Shoo, give it another year and I promise things are going to be a lot different for you, your ex, everyone really. I can't say what exactly because it's different for all. Based on my experience I just can't get over what happened. This is how I say it my head, so excuse my language.... How the f*ck do you lose weight cheating on me, only to end up gaining 100lbs living with the posOM *3 YEARS LATER!?* I don't get it. And why the hell would you say I don't earn enough for you, and then you move to one of the most expensive cities in the country and quit your job for some pyramid scheme. He's a damn illegal immigrant fry cook for god sakes!

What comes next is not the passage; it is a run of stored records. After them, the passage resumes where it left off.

# jan-frost/uzliti_slam

Hardware: AMD Instinct MI355X
Metric: SE(3) edges optimized/sec (node-pairs matched/sec in `secondary`) (higher is better)
Workload: dtype f64; 1 GPU; BASELINE config 2: 1000-node / 5000-edge SE(3) pose graph, 20 LM iterations, Huber(1) on loop closures; one independent graph per GPU; system_edges=4999

## Files before the change

### uzliti_slam_amd/csrc/pgo_handle.hpp

```cpp
#pragma once
#include "uzl_common.hpp"
#include "pgo_types.hpp"
#include "pgo_schur.hpp"
#include "pgo_ml_plan.hpp"
#include "pgo_structure.hpp"
#include "pgo_lm.hpp"

#include <algorithm>
#include <chrono>
#include <cstdlib>
#include <cmath>
#include <functional>
#include <limits>
#include <new>
#include <numeric>

namespace uzl {
void k_prepare_nodes(const uzl_node* nodes, int n, int xy, double* pose, hipStream_t s);
void k_prepare_flat_nodes(const double* poses12, int n, double* pose, hipStream_t s);
void k_prepare_edges(const uzl_edge* edges, const int32_t* src, int e, const double* sensors, int ns, int xy, int odom_params,
                     double* zinv, double* info, hipStream_t s);
void k_prepare_flat_edges(const double* meas12, const double* info36, int e, double* zinv, double* info, hipStream_t s);
int k_chi2(const PgoDev& D, const double* pose, double delta, hipStream_t s);
int k_chi2_trial(const PgoDev& D, const double* pose, double delta, hipStream_t s);
// ... 20 lines not shown
void k_edge_error(const PgoDev& D, const double* pose, double* err, hipStream_t s);
void k_poses_out(const double* pose, int n, double* out12, hipStream_t s);
void k_schur_gather(const PgoDev& D, const SchurDev& S, hipStream_t s);
void k_lm_head(const LmSlot* slots, int nslots, int pass_flags, hipStream_t s);
void k_lm_tail(const LmSlot* slots, int nslots, hipStream_t s);
hipError_t kl_linearize(const LmSlot* sl, int nslots, int g_edges, int g_asm, hipStream_t s);
void kl_eval(const LmSlot* sl, int nslots, int g_edges, int g_oplus, hipStream_t s);
void kl_schur_reduce(const LmSlot* sl, const LmShape& sh, hipStream_t s);
void kl_schur_backsub(const LmSlot* sl, const LmShape& sh, hipStream_t s);
void kl_schur_reduce(const HostSlot& hs, const LmShape& sh, hipStream_t s, KernelTimer* timer);
void kl_schur_backsub(const HostSlot& hs, const LmShape& sh, hipStream_t s, KernelTimer* timer);
void kl_ml_numeric(const LmSlot* sl, const LmShape& sh, int which, hipStream_t s);
void kl_ml_trial(const LmSlot* sl, const LmShape& sh, int which, int ns_steps, hipStream_t s);
void kl_ml_numeric(const HostSlot& hs, const LmShape& sh, hipStream_t s, KernelTimer* timer, const std::function<void()>& level1_done);
void kl_ml_trial(const HostSlot& hs, const LmShape& sh, int ns_steps, hipStream_t s, KernelTimer* timer);
void ml_cg_variant(const MlHot& ml, int agg, size_t lds_full, int32_t* variant, int32_t* comp_u, uint64_t* lds);
hipError_t kl_ml_init(const LmSlot* sl, const LmSlot* by_value, const LmShape& sh, int ix, hipStream_t s);
hipError_t kl_ml_pcg_its(const LmSlot* sl, const LmSlot* by_value, const LmShape& sh, int ix, double tol2, int first, int n, hipStream_t s, hipEvent_t* ev = nullptr);
void kl_ml_pcg_init(const HostSlot& hs, const LmShape& sh, hipStream_t s);
void kl_ml_spmv(const HostSlot& hs, const LmShape& sh, int parity, hipStream_t s, hipEvent_t ev_a = nullptr, hipEvent_t ev_b = nullptr);
hipError_t kl_ml_cg(const HostSlot& hs, const LmShape& sh, int parity, int init, hipStream_t s, hipEvent_t ev_a = nullptr, hipEvent_t ev_b = nullptr);
}



namespace uzl { struct LmRun; }
using namespace uzl;

struct SysBufs {
    DevBuf<int32_t> row_ptr, col, rowhdr, b2v;
// ... 75 lines not shown
    struct MlBuf {
        MlDev* dml = nullptr;
        MlHot hot;
        double* rg[2] = {nullptr, nullptr};
        double* y1 = nullptr; double* nsT = nullptr; double* nsX = nullptr;
        double* l1_span_ptr = nullptr;
        hipGraph_t graph = nullptr; hipGraphExec_t graph_exec = nullptr;
        hipGraph_t graph_s = nullptr; hipGraphExec_t graph_exec_s = nullptr;
        double lambda_setup = 0.;
    } mlb[2];
    double* ml_dense_ptr[2][kMlMaxLevels + 1] = {};
    int ml_ix = 0;
    bool ml_pending = false;
    hipStream_t stream2 = nullptr;
    bool streams_borrowed = false;
    hipEvent_t ev_lin = nullptr, ev_setup = nullptr;
    DevBuf<double> d_scal2;
    double lambda_now = 0.;
    DevBuf<uint8_t> ml_arena;
    size_t ml_copy_stride = 0;
    DevBuf<MlDev> d_ml;
    bool no_graph = false;
    int32_t rank = 0, world = 1;
    uzl_allreduce_fn allreduce = nullptr;
    void* allreduce_user = nullptr;
    void* rccl_comm = nullptr;
    bool sharded = false;
    DevBuf<double> d_red;
    int64_t iter_span = 0;
    int64_t l1_span = 0;
    double structure_ms = 0., exchange_ms = 0.;
// ... 17 lines not shown
inline double pgo_eps_t(const uzl_pgo_cfg& c) { return c.pcg_stop == 1 ? 0. : kStepT * c.pcg_tol; }
inline double pgo_eps_r(const uzl_pgo_cfg& c) { return c.pcg_stop == 1 ? 0. : kStepR * c.pcg_tol; }
void build_structure(uzl_pgo* h);
void ensure_structure(uzl_pgo* h);
void destroy_pcg_graph(uzl_pgo* h);
bool ml_async_level(const uzl_pgo* h);
double ml_rate_drop(const uzl_pgo* h);
int ml_ns_steps_at(int structure_steps, int lm_iteration);
void prepare_optimize(uzl_pgo* h);
void own_streams(uzl_pgo* h, bool drain_borrowed);
int do_optimize_host(uzl_pgo* h, int32_t iterations, uzl_pgo_stats* st);
int do_optimize(uzl_pgo* h, int32_t iterations, uzl_pgo_stats* st);
HostSlot host_slot(uzl_pgo* h);
void set_lambda(uzl_pgo* h, double lambda, double tol_f2);
void ml_setup_numeric(uzl_pgo* h, const HostSlot& hs, hipStream_t s, KernelTimer* timer);
int pcg_solve(uzl_pgo* h, int it, bool* converged);
inline double tol_factor2(const uzl_pgo_cfg& c) { return pgo_tol_f2(c); }
struct LmRun;
void lm_run_destroy(LmRun* r);
bool lm_eligible(const uzl_pgo* h);
int do_optimize_lm(uzl_pgo* h, int32_t iterations, uzl_pgo_stats* st);
bool lm_batch_eligible(const std::vector<uzl_pgo*>& hs);
LmSlot make_slot(const uzl_pgo* h, LmDev* d_lm, LmHost* d_pub);
LmShape make_shape(const std::vector<uzl_pgo*>& hs, int nslots, bool batch_geometry);
int batch_optimize_lm(LmRun*& R, const std::vector<uzl_pgo*>& hs, int resident, hipStream_t s, hipStream_t s2, int32_t iterations, bool eager, bool verbose, KernelTimer* timer,
                      uzl_pgo_stats* stats, int* rc_all);
constexpr int kSchurStrongOneMax = 256;
extern const int kUpperNs;
constexpr double kRefreshRel = 1e-3;
constexpr double kRefreshRelSync = 3e-2;
constexpr double kLambdaRetake = 32.;
// ... 4 lines not shown
```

Sorry I kinda went off on a rant there. I'm just trying to point out that A) things are not only what they seem with exes, and B) good things come to good people who don't go out of their way to screws others over. By which I mean if you can recovery without dragging anyone else down and be cool with having fun and being single and the "just friends" crap with women who aren't all that attracted to you, dude you won't be single for long. If a woman likes you enough without wanting you for herself she will fix you up with friends. And the women out there going through the mirrored version of this with cheating ex husbands are not going to take you for granted. 

You get to continue on with your happy ending anyways, just with another person.:smthumbup:


----------



## LivingAgain

I believe I would laugh my a$$ off....initial response. Then look at him with pity and say, "Ah, I'll pass."


----------



## sarcasmo

Jellybeans said:


> And remember, sometimes things look great on the outside, but maybe your ex is not having all that great of a time.


This.

Everyone thought my marriage was perfect. That we were the perfect couple. My STBXW's friends were jealous she had such a perfect husband. She told everyone how amazing I was. I defended her quirkiness (uh, craziness) to my family and friends. Little did everyone know, it was all a big facade...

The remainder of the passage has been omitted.